***** THE DATA
+        __builtin_amdgcn_sched_barrier(0);                                                                          \
+    }
 
     if constexpr (FULLD) {
         for (int i = tid; i < 2 * HH * HW * C8; i += 512) {
@@ -212,7 +285,7 @@
     }
     __builtin_amdgcn_s_waitcnt(0x0F70);
     __syncthreads();
-    HUPR_LOAD_TAP(0, 0, 0, 3)
+    HUPR_LOAD_TAP(0, 0, 0, 3, 0)
 
     int g = 0;
     for (int q = 0; q < n_items; ++q) {
@@ -233,6 +306,7 @@
             }
         }
         const bool has_next = q + 1 < n_items;
+        [[maybe_unused]] const bool skA = DS && d0 + dzs == 0, skB = DS && d0 + dzs + 2 == p.D;
         if constexpr (KC == 32) hrd = (q & 1) * (NVOX * LDK);
         [[maybe_unused]] const int hwr = NVOX * LDK - hrd;
         if (first_chunk) {
@@ -265,64 +339,25 @@
                     else if (has_next) { HUPR_W_DMA(nxt.cot, nxt.ch, st_ + 2 - NSTAGE, par) }
                     if (KC == 64 && st_ == NSTAGE - 1 && has_next) { HUPR_HALO_COMMIT() }
                 }
-                if (tau == 0) { HUPR_LOAD_TAP(st_, 1, par, 3) }
-                else if (tau == 1) { HUPR_LOAD_TAP(st_, 2, par, 3) }
-                else if (tau == 2) { HUPR_LOAD_TAP(st_, 3, par, 3) }
-                else if (tau == 3) { HUPR_LOAD_TAP(st_, 4, par, 3) }
-                else if (tau == 4) { HUPR_LOAD_TAP(st_, 5, par, 3) }
-                else if (NTAP == 9 && tau == 5) { if constexpr (NTAP == 9) { HUPR_LOAD_TAP(st_, 6, par, 3) } }
-                else if (NTAP == 9 && tau == 6) { if constexpr (NTAP == 9) { HUPR_LOAD_TAP(st_, 7, par, 3) } }
-                else if (NTAP == 9 && tau == 7) { if constexpr (NTAP == 9) { HUPR_LOAD_TAP(st_, 8, par, 3) } }
-                else if (st_ + 1 < NSTAGE) { HUPR_LOAD_TAP((st_ + 1) % NSTAGE, 0, par ^ 1, 3) }
-                else if (has_next) {
-                    if constexpr (KC == 32) { const int hrd = hwr; HUPR_LOAD_TAP(0, 0, par ^ 1, 3) }
-                    else { HUPR_LOAD_TAP(0, 0, par ^ 1, 1) }
-                }
-#pragma unroll
-                for (int vg = 0; vg < 4; ++vg) {
-                    const bf16x8 xf = ky == 0 ? xq[kk % NB][vg] : (ky == 1 ? xq[(kk + 1) % NB][vg] : (vg < 3 ? xq[kk % NB][vg + 1] : x8));
-                    c[vg][0] = __builtin_amdgcn_mfma_f32_16x16x32_bf16(wq[tau % NB][0], xf, c[vg][0], 0, 0, 0);
-                    c[vg][1] = __builtin_amdgcn_mfma_f32_16x16x32_bf16(wq[tau % NB][1], xf, c[vg][1], 0, 0, 0);
-                }
-                if (st_ == 0 && pend && tau < 4) {
-                    const auto r0 = __builtin_amdgcn_permlane16_swap(accP[tau][0][0], accP[tau][1][0], false, false);
-                    const auto r1 = __builtin_amdgcn_permlane16_swap(accP[tau][0][1], accP[tau][1][1], false, false);
-                    *reinterpret_cast<u32x4*>(pP + (long)(2 * tau * p.W) * p.out_ld) = (u32x4){r0[0], r1[0], r0[1], r1[1]};
-                }
-                if (RESPF && st_ == NSTAGE - 1 && tau == 0) {
-                    if (res_pf && last_chunk && defer) {
-                        const long mr = (((long)b * p.D + d0 + dzw) * p.H + h0 + yw0 + yy) * p.W + w0 + xw0 + wx;
-                        const int chr = n0 + 32 * wn + 4 * kq;
-#pragma unroll
-                        for (int vg = 0; vg < 4; ++vg)
-#pragma unroll
-                            for (int cg = 0; cg < 2; ++cg)
-                                resv[vg][cg] = *reinterpret_cast<const bf16x4*>(static_cast<const __bf16*>(p.res) + (mr + 2 * vg * p.W) * p.res_ld +
-                                                                                chr + 16 * cg);
+                if constexpr (!DS) {
+                    HUPR_TAP_BODY(0, 0)
+                } else {
+                    const int mm_st = st_ < 3 ? 1 : (st_ >= 6 ? 2 : 0);
+                    const bool half = mm_st == 1 ? skA : (mm_st == 2 ? skB : false);
+#pragma unroll
+                    for (int var_ = 0; var_ < 2; ++var_) {
+                        if (var_ == 0 ? half : !half) continue;
+                        const int mm = var_ ? mm_st : 0;
+                        const int lm = (tau < NTAP - 1 || (st_ + 1 < NSTAGE && (st_ + 1 < 3 ? 1 : (st_ + 1 >= 6 ? 2 : 0)) == mm)) ? mm : 0;
+                        HUPR_TAP_BODY(mm, lm)
                     }
                 }
-                if constexpr (KC == 32) {
-                    if (st_ == NSTAGE - 1 && tau < NH && has_next) { HUPR_HALO_COMMIT1(tau, hwr) }
-                }
-                if (NTAP * st_ + tau < NH) {
-                    HUPR_HALO_ISSUE_ITEM(NTAP * st_ + tau, has_next, nxt.b, nxt.tdi * TD, nxt.thi * TH, nxt.twi * TW, nxt.ch * KC)
-                }
-                __builtin_amdgcn_sched_group_barrier(0x100, 1, 0);
-                __builtin_amdgcn_sched_group_barrier(0x008, 2, 0);
-                __builtin_amdgcn_sched_group_barrier(0x100, 1, 0);
-                __builtin_amdgcn_sched_group_barrier(0x008, 2, 0);
-#pragma unroll
-                for (int i_ = 0; i_ < 4; ++i_) {
-                    __builtin_amdgcn_sched_group_barrier(0x100, 1, 0);
-                    __builtin_amdgcn_sched_group_barrier(0x008, 1, 0);
-                }
-                __builtin_amdgcn_sched_barrier(0);
             }
             if (st_ == 0) pend = false;
         }
         g += NSTAGE;
         if (last_chunk) {
-            const long m0 = (((long)b * p.D + d0 + dzw) * p.H + h0 + yw0 + yy) * p.W + w0 + xw0 + wx;
+            const long m0 = (((long)b * p.D + d0 + dzw) * p.H + h0 + yw0 + YS * yy) * p.W + w0 + xw0 + wx;
             const int ch0 = n0 + 32 * wn + 4 * kq;
             typedef __bf16 bf16x2 __attribute__((ext_vector_type(2)));
             if (defer && has_next) {
@@ -359,7 +394,7 @@
                 for (int vg = 0; vg < 4; ++vg)
 #pragma unroll
                     for (int cg = 0; cg < 2; ++cg) {
-                        const long m = m0 + 2 * vg * p.W;
+                        const long m = m0 + HUPR_VGOFF(vg);
                         const int ch = ch0 + 16 * cg;
                         if (ch < p.Co) {
                             f32x4n v = {c[vg][cg][0], c[vg][cg][1], c[vg][cg][2], c[vg][cg][3]};
@@ -411,7 +446,7 @@
         }
         if (KC == 64 && has_next) {
             __syncthreads();
-            HUPR_LOAD_TAP(0, 0, g & 1, 2)
+            HUPR_LOAD_TAP(0, 0, g & 1, 2, 0)
         }
         cur = nxt;
     }
@@ -445,32 +480,46 @@
         }
     }
 #undef HUPR_W_DMA
+#undef HUPR_VGOFF
 #undef HUPR_HALO_ISSUE_ITEM
 #undef HUPR_HALO_COMMIT
 #undef HUPR_HALO_COMMIT1
 #undef HUPR_XF
 #undef HUPR_WF
 #undef HUPR_LOAD_TAP
+#undef HUPR_TAP_BODY
 #undef HUPR_VMCNT_LGKM0
 }
 
 static int g_halo_two_plane = 1;
 void set_halo_two_plane(int on) { g_halo_two_plane = on; }
+static int g_halo_tiles = 31;
+void set_halo_tiles(int mask) { g_halo_tiles = mask & 127; }
 
 void launch_conv_halo256(const HaloArgs& a, int route, hipStream_t s) {
     const dim3 grid(kHalo256Grid), wg(512);
     const bool tp = g_halo_two_plane && a.TD == 2 && a.D == 2 && a.nd == 1;
+    const bool ds = a.TD == 4 && ((g_halo_tiles & 64) || (!(g_halo_tiles & 32) && a.D == 4 && a.nd == 1));
     switch (route) {
     case kRouteCi32: HUPR_LAUNCH((hupr_k_conv_halo256m_bf16<4, 8, 8, 3, 0, 2, 32>), grid, wg, 0, s, a); break;
     case kRouteCo32: HUPR_LAUNCH((hupr_k_conv_halo256m_bf16<8, 8, 8, 3, 0, 1>), grid, wg, 0, s, a); break;
     case kRoute1x16x16: HUPR_LAUNCH((hupr_k_conv_halo256m_bf16<1, 16, 16, 1>), grid, wg, 0, s, a); break;
-    case kRouteStats4x8x8One: HUPR_LAUNCH((hupr_k_conv_halo256m_bf16<4, 8, 8, 3, 1>), grid, wg, 0, s, a); break;
-    case kRouteStats4x8x8Two: HUPR_LAUNCH((hupr_k_conv_halo256m_bf16<4, 8, 8, 3, 2>), grid, wg, 0, s, a); break;
+    case kRouteStats4x8x8One:
+        if (ds) HUPR_LAUNCH((hupr_k_conv_halo256m_bf16<4, 8, 8, 3, 1, 2, 64, false, true>), grid, wg, 0, s, a);
+        else HUPR_LAUNCH((hupr_k_conv_halo256m_bf16<4, 8, 8, 3, 1>), grid, wg, 0, s, a);
+        break;
+    case kRouteStats4x8x8Two:
+        if (ds) HUPR_LAUNCH((hupr_k_conv_halo256m_bf16<4, 8, 8, 3, 2, 2, 64, false, true>), grid, wg, 0, s, a);
+        else HUPR_LAUNCH((hupr_k_conv_halo256m_bf16<4, 8, 8, 3, 2>), grid, wg, 0, s, a);
+        break;
     case kRouteStats2x8x16:
         if (tp) HUPR_LAUNCH((hupr_k_conv_halo256m_bf16<2, 8, 16, 3, 1, 2, 64, true>), grid, wg, 0, s, a);
         else HUPR_LAUNCH((hupr_k_conv_halo256m_bf16<2, 8, 16, 3, 1>), grid, wg, 0, s, a);
         break;
-    case kRoute4x8x8: HUPR_LAUNCH((hupr_k_conv_halo256m_bf16<4, 8, 8, 3>), grid, wg, 0, s, a); break;
+    case kRoute4x8x8:
+        if (ds) HUPR_LAUNCH((hupr_k_conv_halo256m_bf16<4, 8, 8, 3, 0, 2, 64, false, true>), grid, wg, 0, s, a);
+        else HUPR_LAUNCH((hupr_k_conv_halo256m_bf16<4, 8, 8, 3>), grid, wg, 0, s, a);
+        break;
     case kRoute2x8x16:
         if (tp) HUPR_LAUNCH((hupr_k_conv_halo256m_bf16<2, 8, 16, 3, 0, 2, 64, true>), grid, wg, 0, s, a);
         else HUPR_LAUNCH((hupr_k_conv_halo256m_bf16<2, 8, 16, 3>), grid, wg, 0, s, a);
**********
» **DIRECTIONS FOR THIS TASK**: Give only the lines from the one holding "const long mr" through the one holding "if constexpr (!DS)", each restated exactly as it appears above.

» **RESULT FOR THIS EXERCISE**:
-                        const long mr = (((long)b * p.D + d0 + dzw) * p.H + h0 + yw0 + yy) * p.W + w0 + xw0 + wx;
-                        const int chr = n0 + 32 * wn + 4 * kq;
-#pragma unroll
-                        for (int vg = 0; vg < 4; ++vg)
-#pragma unroll
-                            for (int cg = 0; cg < 2; ++cg)
-                                resv[vg][cg] = *reinterpret_cast<const bf16x4*>(static_cast<const __bf16*>(p.res) + (mr + 2 * vg * p.W) * p.res_ld +
-                                                                                chr + 16 * cg);
+                if constexpr (!DS) {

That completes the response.